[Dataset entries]
╔══

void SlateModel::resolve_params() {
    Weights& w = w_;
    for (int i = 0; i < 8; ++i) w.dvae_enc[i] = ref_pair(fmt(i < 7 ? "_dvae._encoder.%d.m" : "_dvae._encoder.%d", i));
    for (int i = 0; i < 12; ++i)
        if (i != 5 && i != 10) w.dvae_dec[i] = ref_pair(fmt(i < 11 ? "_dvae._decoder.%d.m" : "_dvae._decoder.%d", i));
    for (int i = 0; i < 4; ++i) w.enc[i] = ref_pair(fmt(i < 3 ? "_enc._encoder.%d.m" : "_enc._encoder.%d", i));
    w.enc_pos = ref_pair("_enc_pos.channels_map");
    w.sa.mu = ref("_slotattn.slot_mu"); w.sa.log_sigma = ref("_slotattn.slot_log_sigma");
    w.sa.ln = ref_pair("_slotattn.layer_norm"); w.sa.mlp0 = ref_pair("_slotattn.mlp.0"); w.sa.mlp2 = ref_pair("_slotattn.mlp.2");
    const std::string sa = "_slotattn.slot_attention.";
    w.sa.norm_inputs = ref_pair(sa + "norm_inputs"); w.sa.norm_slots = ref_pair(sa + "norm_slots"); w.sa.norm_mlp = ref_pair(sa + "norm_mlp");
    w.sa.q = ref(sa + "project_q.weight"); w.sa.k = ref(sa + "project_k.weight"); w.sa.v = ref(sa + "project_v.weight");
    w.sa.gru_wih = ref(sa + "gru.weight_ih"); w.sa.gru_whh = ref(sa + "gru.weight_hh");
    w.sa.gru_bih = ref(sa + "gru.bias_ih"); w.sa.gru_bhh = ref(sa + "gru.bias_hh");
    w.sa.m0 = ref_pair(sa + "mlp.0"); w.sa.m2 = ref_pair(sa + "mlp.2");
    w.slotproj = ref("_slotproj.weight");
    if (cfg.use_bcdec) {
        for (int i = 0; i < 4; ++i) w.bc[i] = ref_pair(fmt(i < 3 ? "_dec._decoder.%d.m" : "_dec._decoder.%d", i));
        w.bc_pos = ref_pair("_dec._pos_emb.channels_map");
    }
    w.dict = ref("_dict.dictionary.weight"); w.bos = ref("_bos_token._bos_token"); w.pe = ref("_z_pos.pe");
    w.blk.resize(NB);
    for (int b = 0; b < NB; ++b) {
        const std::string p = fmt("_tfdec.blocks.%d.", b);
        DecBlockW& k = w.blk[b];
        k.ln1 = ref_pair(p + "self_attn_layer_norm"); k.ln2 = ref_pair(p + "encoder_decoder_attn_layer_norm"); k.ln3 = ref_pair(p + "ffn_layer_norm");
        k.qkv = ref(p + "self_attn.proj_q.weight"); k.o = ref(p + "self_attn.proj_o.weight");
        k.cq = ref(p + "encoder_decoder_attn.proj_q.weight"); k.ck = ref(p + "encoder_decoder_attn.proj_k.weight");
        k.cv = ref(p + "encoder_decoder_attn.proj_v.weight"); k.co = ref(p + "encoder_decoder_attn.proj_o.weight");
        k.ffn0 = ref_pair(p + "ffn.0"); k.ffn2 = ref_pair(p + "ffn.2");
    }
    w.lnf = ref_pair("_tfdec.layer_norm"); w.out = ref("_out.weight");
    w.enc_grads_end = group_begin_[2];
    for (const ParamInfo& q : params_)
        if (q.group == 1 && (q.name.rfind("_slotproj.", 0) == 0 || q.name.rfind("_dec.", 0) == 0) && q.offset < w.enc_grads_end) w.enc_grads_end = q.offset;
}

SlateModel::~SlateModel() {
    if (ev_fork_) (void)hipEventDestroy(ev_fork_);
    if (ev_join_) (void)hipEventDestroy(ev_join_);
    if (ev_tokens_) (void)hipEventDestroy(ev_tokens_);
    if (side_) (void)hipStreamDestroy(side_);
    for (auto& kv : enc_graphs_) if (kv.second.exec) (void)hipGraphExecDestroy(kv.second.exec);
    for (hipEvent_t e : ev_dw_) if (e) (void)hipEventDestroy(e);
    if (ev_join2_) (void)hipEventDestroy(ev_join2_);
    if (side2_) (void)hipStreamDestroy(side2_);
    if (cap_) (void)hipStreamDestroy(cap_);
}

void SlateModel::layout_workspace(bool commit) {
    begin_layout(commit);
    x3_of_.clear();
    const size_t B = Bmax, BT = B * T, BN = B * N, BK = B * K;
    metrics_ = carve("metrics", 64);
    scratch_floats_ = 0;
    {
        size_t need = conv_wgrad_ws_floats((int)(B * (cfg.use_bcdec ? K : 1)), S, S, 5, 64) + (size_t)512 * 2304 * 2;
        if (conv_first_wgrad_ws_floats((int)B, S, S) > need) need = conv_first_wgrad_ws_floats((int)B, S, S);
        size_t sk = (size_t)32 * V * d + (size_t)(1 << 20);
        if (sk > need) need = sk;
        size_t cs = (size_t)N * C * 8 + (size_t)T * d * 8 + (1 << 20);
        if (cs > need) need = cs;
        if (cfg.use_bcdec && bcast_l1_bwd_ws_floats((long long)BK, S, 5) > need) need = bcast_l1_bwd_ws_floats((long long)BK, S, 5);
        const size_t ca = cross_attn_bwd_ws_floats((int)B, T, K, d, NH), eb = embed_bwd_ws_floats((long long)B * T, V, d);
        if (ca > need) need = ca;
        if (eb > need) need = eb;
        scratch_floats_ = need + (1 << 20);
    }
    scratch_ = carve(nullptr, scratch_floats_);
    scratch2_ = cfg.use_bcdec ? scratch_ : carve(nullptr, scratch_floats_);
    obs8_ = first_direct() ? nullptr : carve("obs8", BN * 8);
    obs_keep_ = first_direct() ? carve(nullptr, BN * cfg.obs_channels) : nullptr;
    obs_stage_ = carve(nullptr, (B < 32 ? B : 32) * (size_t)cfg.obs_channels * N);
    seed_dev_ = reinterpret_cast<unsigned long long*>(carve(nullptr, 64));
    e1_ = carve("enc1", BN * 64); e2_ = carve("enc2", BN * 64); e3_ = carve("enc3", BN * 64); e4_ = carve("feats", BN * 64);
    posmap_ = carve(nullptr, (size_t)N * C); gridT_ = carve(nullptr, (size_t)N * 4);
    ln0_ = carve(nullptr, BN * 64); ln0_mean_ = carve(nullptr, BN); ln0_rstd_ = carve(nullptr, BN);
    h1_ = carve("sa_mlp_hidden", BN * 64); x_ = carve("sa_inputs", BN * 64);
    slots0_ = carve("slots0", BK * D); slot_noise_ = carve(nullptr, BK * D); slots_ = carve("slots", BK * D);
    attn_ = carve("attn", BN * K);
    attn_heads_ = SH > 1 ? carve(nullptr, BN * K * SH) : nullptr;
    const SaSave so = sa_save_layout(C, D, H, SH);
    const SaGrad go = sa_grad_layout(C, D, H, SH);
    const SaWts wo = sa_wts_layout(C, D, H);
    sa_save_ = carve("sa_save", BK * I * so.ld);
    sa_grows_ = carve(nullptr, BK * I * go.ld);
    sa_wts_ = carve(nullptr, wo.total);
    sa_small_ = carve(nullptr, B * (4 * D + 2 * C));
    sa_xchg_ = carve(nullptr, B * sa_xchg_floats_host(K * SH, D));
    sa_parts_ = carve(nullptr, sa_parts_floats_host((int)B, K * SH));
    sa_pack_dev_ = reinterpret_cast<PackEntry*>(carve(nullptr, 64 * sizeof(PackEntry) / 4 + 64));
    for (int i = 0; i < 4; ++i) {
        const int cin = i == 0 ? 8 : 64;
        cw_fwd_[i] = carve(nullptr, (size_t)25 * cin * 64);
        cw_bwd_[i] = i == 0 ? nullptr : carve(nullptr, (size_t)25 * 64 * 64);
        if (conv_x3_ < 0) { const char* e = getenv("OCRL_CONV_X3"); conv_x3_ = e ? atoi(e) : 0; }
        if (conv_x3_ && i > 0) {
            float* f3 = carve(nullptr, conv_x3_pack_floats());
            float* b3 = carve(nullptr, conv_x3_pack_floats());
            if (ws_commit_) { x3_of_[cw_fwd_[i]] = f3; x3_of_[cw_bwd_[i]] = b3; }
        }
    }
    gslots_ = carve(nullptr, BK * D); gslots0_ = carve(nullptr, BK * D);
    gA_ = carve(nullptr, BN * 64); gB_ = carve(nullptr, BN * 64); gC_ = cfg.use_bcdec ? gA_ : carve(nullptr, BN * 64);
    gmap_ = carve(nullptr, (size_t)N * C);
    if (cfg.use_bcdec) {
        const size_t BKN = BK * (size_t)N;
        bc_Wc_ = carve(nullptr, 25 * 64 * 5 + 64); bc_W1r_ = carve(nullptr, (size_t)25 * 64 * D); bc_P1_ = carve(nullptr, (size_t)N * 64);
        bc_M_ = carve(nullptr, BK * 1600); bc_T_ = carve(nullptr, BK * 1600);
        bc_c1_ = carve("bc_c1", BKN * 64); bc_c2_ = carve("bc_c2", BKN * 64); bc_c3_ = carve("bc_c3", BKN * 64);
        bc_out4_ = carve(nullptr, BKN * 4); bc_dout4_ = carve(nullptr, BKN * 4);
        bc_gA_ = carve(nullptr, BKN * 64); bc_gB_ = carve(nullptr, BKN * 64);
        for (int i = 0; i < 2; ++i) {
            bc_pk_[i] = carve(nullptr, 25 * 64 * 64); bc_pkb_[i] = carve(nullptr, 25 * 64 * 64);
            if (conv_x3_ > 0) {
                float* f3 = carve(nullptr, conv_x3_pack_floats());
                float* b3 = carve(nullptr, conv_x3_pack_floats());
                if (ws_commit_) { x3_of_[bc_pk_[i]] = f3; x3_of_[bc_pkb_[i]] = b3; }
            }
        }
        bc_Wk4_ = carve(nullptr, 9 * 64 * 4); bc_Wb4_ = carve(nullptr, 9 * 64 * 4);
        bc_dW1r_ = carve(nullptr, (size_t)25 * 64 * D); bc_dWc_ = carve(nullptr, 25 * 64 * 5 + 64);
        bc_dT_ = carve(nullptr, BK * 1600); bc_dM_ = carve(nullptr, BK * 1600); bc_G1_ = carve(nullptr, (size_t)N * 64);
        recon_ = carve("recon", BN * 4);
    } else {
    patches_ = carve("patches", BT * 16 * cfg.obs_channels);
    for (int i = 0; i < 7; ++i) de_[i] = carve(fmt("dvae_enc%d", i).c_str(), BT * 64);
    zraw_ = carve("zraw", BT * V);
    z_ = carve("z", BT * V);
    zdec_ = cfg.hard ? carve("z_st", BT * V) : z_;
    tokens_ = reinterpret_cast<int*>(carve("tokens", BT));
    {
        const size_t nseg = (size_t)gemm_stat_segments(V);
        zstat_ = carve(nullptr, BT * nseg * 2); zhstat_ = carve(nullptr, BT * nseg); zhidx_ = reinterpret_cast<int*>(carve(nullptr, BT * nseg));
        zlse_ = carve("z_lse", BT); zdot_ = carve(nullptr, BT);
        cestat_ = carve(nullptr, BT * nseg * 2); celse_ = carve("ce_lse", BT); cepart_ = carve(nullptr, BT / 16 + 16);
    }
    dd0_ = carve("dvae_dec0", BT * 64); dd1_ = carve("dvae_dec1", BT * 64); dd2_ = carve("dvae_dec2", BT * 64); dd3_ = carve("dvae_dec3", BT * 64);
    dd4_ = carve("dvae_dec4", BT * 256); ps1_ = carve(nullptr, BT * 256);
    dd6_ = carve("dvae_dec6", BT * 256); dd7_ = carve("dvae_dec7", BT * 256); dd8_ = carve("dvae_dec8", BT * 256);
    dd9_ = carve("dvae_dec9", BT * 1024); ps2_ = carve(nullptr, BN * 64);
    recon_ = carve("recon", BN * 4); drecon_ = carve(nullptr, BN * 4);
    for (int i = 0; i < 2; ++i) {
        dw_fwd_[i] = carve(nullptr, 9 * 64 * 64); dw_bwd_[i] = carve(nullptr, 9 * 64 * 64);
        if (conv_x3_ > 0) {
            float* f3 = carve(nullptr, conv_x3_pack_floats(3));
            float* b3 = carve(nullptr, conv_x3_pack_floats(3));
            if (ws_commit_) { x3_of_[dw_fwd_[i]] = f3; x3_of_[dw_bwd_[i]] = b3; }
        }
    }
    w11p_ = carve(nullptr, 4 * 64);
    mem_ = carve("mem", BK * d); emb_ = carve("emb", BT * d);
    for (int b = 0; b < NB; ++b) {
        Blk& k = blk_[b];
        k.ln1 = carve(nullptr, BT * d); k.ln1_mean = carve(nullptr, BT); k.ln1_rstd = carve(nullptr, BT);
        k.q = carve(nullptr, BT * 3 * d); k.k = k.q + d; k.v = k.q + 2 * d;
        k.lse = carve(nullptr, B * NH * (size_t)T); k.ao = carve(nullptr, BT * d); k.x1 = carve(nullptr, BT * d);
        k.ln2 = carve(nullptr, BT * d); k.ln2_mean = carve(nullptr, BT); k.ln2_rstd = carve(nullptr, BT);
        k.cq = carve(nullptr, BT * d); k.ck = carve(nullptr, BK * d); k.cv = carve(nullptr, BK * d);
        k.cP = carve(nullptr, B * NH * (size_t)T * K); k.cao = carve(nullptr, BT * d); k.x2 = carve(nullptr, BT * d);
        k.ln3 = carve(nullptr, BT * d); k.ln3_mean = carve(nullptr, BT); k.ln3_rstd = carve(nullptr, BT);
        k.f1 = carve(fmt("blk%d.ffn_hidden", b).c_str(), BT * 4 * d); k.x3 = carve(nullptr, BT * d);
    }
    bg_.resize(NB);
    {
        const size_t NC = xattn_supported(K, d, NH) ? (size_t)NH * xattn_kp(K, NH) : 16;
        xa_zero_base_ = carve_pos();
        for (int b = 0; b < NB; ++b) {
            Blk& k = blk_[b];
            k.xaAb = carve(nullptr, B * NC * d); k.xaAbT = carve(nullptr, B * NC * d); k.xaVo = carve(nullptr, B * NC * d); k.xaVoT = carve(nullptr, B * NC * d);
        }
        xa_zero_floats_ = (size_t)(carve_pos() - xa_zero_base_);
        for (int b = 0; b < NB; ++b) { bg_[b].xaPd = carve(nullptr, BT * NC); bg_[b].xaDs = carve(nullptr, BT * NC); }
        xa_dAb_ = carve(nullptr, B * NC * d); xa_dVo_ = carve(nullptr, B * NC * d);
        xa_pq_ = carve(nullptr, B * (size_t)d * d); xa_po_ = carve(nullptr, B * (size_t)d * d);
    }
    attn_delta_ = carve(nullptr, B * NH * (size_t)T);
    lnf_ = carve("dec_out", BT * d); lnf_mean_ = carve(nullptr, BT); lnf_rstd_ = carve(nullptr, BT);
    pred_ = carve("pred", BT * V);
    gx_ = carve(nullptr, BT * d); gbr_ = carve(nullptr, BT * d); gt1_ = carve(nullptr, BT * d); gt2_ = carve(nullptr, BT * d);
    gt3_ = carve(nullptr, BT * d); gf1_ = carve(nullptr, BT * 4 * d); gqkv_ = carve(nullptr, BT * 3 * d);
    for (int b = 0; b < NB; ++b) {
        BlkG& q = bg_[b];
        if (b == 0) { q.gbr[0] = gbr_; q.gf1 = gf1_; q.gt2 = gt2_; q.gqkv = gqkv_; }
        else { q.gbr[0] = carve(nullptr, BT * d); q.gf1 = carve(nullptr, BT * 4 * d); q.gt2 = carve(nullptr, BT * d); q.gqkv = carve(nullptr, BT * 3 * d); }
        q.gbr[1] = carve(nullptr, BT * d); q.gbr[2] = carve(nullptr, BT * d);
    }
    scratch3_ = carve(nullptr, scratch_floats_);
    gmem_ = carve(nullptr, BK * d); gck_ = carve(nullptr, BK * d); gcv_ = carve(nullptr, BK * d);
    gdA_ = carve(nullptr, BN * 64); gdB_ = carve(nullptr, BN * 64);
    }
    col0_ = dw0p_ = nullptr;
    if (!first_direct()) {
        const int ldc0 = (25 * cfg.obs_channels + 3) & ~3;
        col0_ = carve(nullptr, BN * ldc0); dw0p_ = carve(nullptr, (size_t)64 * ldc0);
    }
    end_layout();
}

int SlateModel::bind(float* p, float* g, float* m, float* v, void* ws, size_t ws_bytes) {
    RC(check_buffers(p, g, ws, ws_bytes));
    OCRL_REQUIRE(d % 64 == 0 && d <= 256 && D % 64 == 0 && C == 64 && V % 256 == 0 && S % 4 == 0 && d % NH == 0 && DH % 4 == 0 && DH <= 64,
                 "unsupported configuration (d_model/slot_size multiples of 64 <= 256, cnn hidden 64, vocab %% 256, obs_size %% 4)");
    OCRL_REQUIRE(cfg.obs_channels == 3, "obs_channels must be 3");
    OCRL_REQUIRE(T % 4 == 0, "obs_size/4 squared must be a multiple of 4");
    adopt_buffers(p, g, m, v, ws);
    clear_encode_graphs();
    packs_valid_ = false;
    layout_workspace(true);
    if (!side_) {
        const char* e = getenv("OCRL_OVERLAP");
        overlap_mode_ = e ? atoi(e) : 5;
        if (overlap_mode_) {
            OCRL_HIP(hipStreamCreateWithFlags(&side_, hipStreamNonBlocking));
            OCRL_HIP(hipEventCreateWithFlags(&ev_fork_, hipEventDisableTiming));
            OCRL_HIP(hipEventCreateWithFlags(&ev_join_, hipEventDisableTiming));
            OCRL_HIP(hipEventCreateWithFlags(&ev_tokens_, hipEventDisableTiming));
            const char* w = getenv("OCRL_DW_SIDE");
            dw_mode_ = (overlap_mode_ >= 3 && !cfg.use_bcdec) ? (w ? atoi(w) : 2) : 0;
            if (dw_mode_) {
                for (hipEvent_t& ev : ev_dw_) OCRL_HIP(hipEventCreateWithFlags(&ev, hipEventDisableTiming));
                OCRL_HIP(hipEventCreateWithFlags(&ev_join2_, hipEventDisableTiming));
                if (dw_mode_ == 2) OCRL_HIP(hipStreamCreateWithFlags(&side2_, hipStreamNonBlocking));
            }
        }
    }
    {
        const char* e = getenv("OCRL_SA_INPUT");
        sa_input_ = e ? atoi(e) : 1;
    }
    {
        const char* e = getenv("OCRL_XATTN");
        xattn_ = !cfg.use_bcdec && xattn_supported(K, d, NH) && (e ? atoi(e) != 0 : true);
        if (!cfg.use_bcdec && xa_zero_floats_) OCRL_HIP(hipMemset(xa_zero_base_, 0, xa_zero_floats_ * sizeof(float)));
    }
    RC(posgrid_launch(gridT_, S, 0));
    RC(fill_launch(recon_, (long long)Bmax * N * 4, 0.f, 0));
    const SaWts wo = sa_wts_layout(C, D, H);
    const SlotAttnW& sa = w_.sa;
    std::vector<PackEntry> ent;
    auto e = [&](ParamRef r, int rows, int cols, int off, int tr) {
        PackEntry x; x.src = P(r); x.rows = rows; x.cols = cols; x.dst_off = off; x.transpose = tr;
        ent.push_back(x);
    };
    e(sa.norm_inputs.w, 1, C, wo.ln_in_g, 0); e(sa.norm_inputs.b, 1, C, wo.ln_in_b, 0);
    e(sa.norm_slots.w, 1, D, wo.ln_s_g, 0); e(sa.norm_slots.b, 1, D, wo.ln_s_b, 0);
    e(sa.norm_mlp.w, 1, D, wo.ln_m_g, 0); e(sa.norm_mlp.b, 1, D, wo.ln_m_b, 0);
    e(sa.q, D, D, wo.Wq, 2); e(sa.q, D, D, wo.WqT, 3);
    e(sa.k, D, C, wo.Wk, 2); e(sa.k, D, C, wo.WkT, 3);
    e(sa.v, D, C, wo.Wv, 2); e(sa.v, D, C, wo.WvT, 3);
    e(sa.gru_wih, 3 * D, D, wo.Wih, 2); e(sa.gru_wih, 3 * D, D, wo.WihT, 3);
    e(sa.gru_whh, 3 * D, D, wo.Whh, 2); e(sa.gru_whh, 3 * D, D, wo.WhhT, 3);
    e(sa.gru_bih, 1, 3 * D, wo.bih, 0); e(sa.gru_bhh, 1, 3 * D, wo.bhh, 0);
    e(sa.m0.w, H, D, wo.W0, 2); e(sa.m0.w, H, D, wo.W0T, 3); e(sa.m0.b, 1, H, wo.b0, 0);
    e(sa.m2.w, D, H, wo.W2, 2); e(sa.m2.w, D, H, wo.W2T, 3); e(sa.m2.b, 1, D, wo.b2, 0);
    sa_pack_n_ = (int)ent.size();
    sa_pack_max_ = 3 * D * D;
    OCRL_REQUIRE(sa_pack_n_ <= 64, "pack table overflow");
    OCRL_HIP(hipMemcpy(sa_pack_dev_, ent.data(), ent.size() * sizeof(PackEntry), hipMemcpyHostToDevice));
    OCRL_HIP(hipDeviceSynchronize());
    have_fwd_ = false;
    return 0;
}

╚══

Each line of the records above, from the first through the one containing "const std::string sa", is to be retyped exactly; no other line belongs.

void SlateModel::resolve_params() {
    Weights& w = w_;
    for (int i = 0; i < 8; ++i) w.dvae_enc[i] = ref_pair(fmt(i < 7 ? "_dvae._encoder.%d.m" : "_dvae._encoder.%d", i));
    for (int i = 0; i < 12; ++i)
        if (i != 5 && i != 10) w.dvae_dec[i] = ref_pair(fmt(i < 11 ? "_dvae._decoder.%d.m" : "_dvae._decoder.%d", i));
    for (int i = 0; i < 4; ++i) w.enc[i] = ref_pair(fmt(i < 3 ? "_enc._encoder.%d.m" : "_enc._encoder.%d", i));
    w.enc_pos = ref_pair("_enc_pos.channels_map");
    w.sa.mu = ref("_slotattn.slot_mu"); w.sa.log_sigma = ref("_slotattn.slot_log_sigma");
    w.sa.ln = ref_pair("_slotattn.layer_norm"); w.sa.mlp0 = ref_pair("_slotattn.mlp.0"); w.sa.mlp2 = ref_pair("_slotattn.mlp.2");
    const std::string sa = "_slotattn.slot_attention.";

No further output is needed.